The review aggregator website Rotten Tomatoes reported a 97% approval rating based on 35 critic reviews. The website's critics consensus reads, "A thoroughly modern adaptation of Judy Blume's novel that retains its insight into young love, Forever is an effervescent romance that'll put an everlasting smile on viewers' faces." Metacritic, which uses a weighted average, gave a score of 84 out of 100 based on 16 critics, indicating "universal acclaim".

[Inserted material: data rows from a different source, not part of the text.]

@@ -456,9 +536,17 @@
   const bool wpi = a->weights_per_image != 0, f16 = a->operand_f16 != 0;
   if (wpi) BBDM_REQUIRE(a->taps == 1 && a->Cin2 == 0 && !a->upsample2x, "conv_umma: weights_per_image needs taps == 1 and no fused operand");
 
+  static int halo_env = -1;
+  if (halo_env < 0) { const char* e = getenv("BBDM_CONV_HALO"); halo_env = (e && atoi(e) == 0) ? 0 : 1; }
   ConvParams p;
   p.B = a->B; p.H = a->H; p.W = a->W; p.Cout = a->Cout;
   tile_geometry(a->H, a->W, &p.TW, &p.TH, &p.TB);
+  const bool halo = halo_env && a->taps == 9 && a->Cin2 == 0 && !a->upsample2x && !wpi && a->W >= HALO_TW &&
+                    a->H >= HALO_TH &&
+                    (a->stats_partial == nullptr ||
+                     (p.TB == 1 && ((a->W + p.TW - 1) / p.TW) * ((a->H + p.TH - 1) / p.TH) ==
+                                       ((a->W + HALO_TW - 1) / HALO_TW) * ((a->H + HALO_TH - 1) / HALO_TH)));
+  if (halo) { p.TW = HALO_TW; p.TH = HALO_TH; p.TB = 1; }
   p.tiles_w = (a->W + p.TW - 1) / p.TW;
   p.tiles_h = (a->H + p.TH - 1) / p.TH;
   p.tiles_b = (a->B + p.TB - 1) / p.TB;
@@ -495,8 +583,9 @@
                "conv_umma: stats_partial needs a tile inside one image (H*W >= 128) and NHWC output");
   CUtensorMap maps[8];
   int rc;
-  if ((rc = make_act_map(&maps[0], a->a_hi, a->B, a->H, a->W, a->Cin, p.TW, p.TH, p.TB, f16))) return rc;
-  if ((rc = make_act_map(&maps[1], a->passes == 3 ? a->a_lo : a->a_hi, a->B, a->H, a->W, a->Cin, p.TW, p.TH, p.TB, f16))) return rc;
+  const int atw = halo ? HALO_PITCH : p.TW, ath = halo ? HALO_ROWS : p.TH;
+  if ((rc = make_act_map(&maps[0], a->a_hi, a->B, a->H, a->W, a->Cin, atw, ath, p.TB, f16))) return rc;
+  if ((rc = make_act_map(&maps[1], a->passes == 3 ? a->a_lo : a->a_hi, a->B, a->H, a->W, a->Cin, atw, ath, p.TB, f16))) return rc;
   const int wtaps = a->upsample2x ? 16 : (wpi ? a->B : a->taps);
   if ((rc = make_w_map(&maps[2], a->w_hi, wtaps, a->Cout, a->Cin, BN, f16))) return rc;
   if ((rc = make_w_map(&maps[3], a->passes == 3 ? a->w_lo : a->w_hi, wtaps, a->Cout, a->Cin, BN, f16))) return rc;
@@ -512,11 +601,6 @@
   BBDM_REQUIRE(total < (1ll << 30), "conv_umma: too many tiles");
   const int grid = (int)(total < num_sms() ? total : num_sms());
   cudaStream_t s = (cudaStream_t)stream;
-  const bool p3 = a->passes == 3;
-  if (BN == 128) {
-    if (f16) return p3 ? launch_conv<128, 3, true>(maps, p, grid, s) : launch_conv<128, 1, true>(maps, p, grid, s);
-    return p3 ? launch_conv<128, 3, false>(maps, p, grid, s) : launch_conv<128, 1, false>(maps, p, grid, s);
-  }
-  if (f16) return p3 ? launch_conv<64, 3, true>(maps, p, grid, s) : launch_conv<64, 1, true>(maps, p, grid, s);
-  return p3 ? launch_conv<64, 3, false>(maps, p, grid, s) : launch_conv<64, 1, false>(maps, p, grid, s);
-}
+  if (halo) return launch_form<true>(maps, p, grid, s, BN, a->passes == 3, f16);
+  return launch_form<false>(maps, p, grid, s, BN, a->passes == 3, f16);
+}
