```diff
@@ -1680,7 +1686,7 @@
   const int B = c.G * c.H;
   int rc;
   if (h->cfg.qp_mode == I7M_QP_ADMM && what &&
-      (rc = admm_reset_rows(h, 0, B, what, h->stream, c.dev.at<double>(CWS_RHO0), hipMemcpyDeviceToDevice)))
+      (rc = admm_reset_rows(h, 0, B, what, h->stream, c.dev.at<double>(CWS_RHO0))))
     return rc;
   return run_sqp(h, B, h->d_xu, h->d_out, h->d_xs, h->d_goal, 3, nullptr);
 }
diff --git a/indy7_mpc_amd/csrc/i7m_plan.h b/indy7_mpc_amd/csrc/i7m_plan.h
--- a/indy7_mpc_amd/csrc/i7m_plan.h
+++ b/indy7_mpc_amd/csrc/i7m_plan.h
@@ -32,6 +32,8 @@
   int admm_res_max = 256;
   int admm_prep_ilp = -1;
   int admm_prep_ilp_max = 1024;
+  int admm_prep_fused = -1;
+  int admm_prep_fused_min = 0;
   int ipm_mode = 1;
   int pipeline = I7M_PIPE_AUTO;
   bool generic = false;
@@ -81,6 +83,8 @@
   if (const char* e = std::getenv("I7M_ADMM_RES_MAX")) t->admm_res_max = std::max(std::atoi(e), 0);
   if (const char* e = std::getenv("I7M_ADMM_PREP_ILP")) t->admm_prep_ilp = std::min(std::max(std::atoi(e), -1), 1);
   if (const char* e = std::getenv("I7M_ADMM_PREP_ILP_MAX")) t->admm_prep_ilp_max = std::max(std::atoi(e), 0);
+  if (const char* e = std::getenv("I7M_ADMM_PREP_FUSED")) t->admm_prep_fused = std::min(std::max(std::atoi(e), -1), 1);
+  if (const char* e = std::getenv("I7M_ADMM_PREP_FUSED_MIN")) t->admm_prep_fused_min = std::max(std::atoi(e), 0);
   if (t->h2h_chunks < 0 || t->h2h_chunks > 64) {
     *err = "h2h_chunks must be in [0, 64]";
     return false;
@@ -120,6 +124,10 @@
 
 inline bool admm_prep_ilp(const Tuning& t, int n) {
   return t.admm_prep_ilp > 0 || (t.admm_prep_ilp < 0 && n <= t.admm_prep_ilp_max);
+}
+
+inline bool admm_prep_fused(const Tuning& t, int n) {
+  return t.admm_prep_fused > 0 || (t.admm_prep_fused < 0 && n >= t.admm_prep_fused_min);
 }
 
 struct RicVariant {
```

Kristen Baldwin of Entertainment Weekly gave the series a B+ and said, "While it encompasses all the butterflies and betrayals of first love, Forever also tells a deeper story about the challenges and heartache of raising exceptional Black kids in our fraught modern era."

===Accolades===

| Award | Year | Category | Nominee(s) | Result | Ref. |
| Black Reel Awards | 2025 | Outstanding Drama Series | Forever | Nominated |  |
| Outstanding Lead Performance in a Drama Series | Michael Cooper Jr. | Nominated |
| Lovie Simone | Nominated |
| Outstanding Supporting Performance in a Drama Series | Wood Harris | Won |
| Karen Pittman | Nominated |
| Outstanding Guest Performance in a Drama Series | Will Catlett | Nominated |
| Outstanding Directing in a Drama Series | Regina King (for episode "Forever...") | Won |
| Outstanding Writing in a Drama Series | Mara Brock Akil and Danya Hu (for episode "Forever...") | Nominated |
| Norman Vance Jr. (for episode "The Vineyard") | Nominated |
| Outstanding Musical Score | Gary Gunn | Won |
| Outstanding Original Song | "Patient" (written by Larry "Price" Jacks, Larrance "Rance 1500" Dopson, and Marcus "Seige Monstracity" White; performed by Larry "Price" Jacks) | Nominated |
| "Tomorrow's Interlude" (written by Halle Burnett, Ben Finkelstein, Max Mendelsohn, Paul Luke Bonenfant, Riley Daggs, and Yasin Akil; performed by Until Tomorrow and Halle Burnett) | Nominated |
| Film Independent Spirit Awards | 2026 | Best New Scripted Series | Mara Brock Akil, Regina King, Susie Fitzgerald, Shana C. Waterman, Reina King, Anthony Hemingway, Judy Blume, Erika Harrison, Sara E. White, Jerron Horton | Nominated |  |
| Best Lead Performance in a New Scripted Series | Lovie Simone | Nominated |
| Best Supporting Performance in a New Scripted Series | Xosha Roquemore | Nominated |
| Best Breakthrough Performance in a New Scripted Series | Michael Cooper Jr. | Nominated |
| NAACP Image Award | 2026 | Outstanding Drama Series | Forever | Pending |  |
| Outstanding Actor in a Drama Series | Michael Cooper Jr. | Pending |
| Outstanding Actress in a Drama Series | Lovie Simone | Pending |
| Outstanding Supporting Actor in a Drama Series | Wood Harris | Pending |
| Outstanding Supporting Actress in a Drama Series | Karen Pittman | Pending |

== Viewership ==
According to data from Showlabs, Forever ranked first on Netflix in the United States during the week of 12–18 May 2025.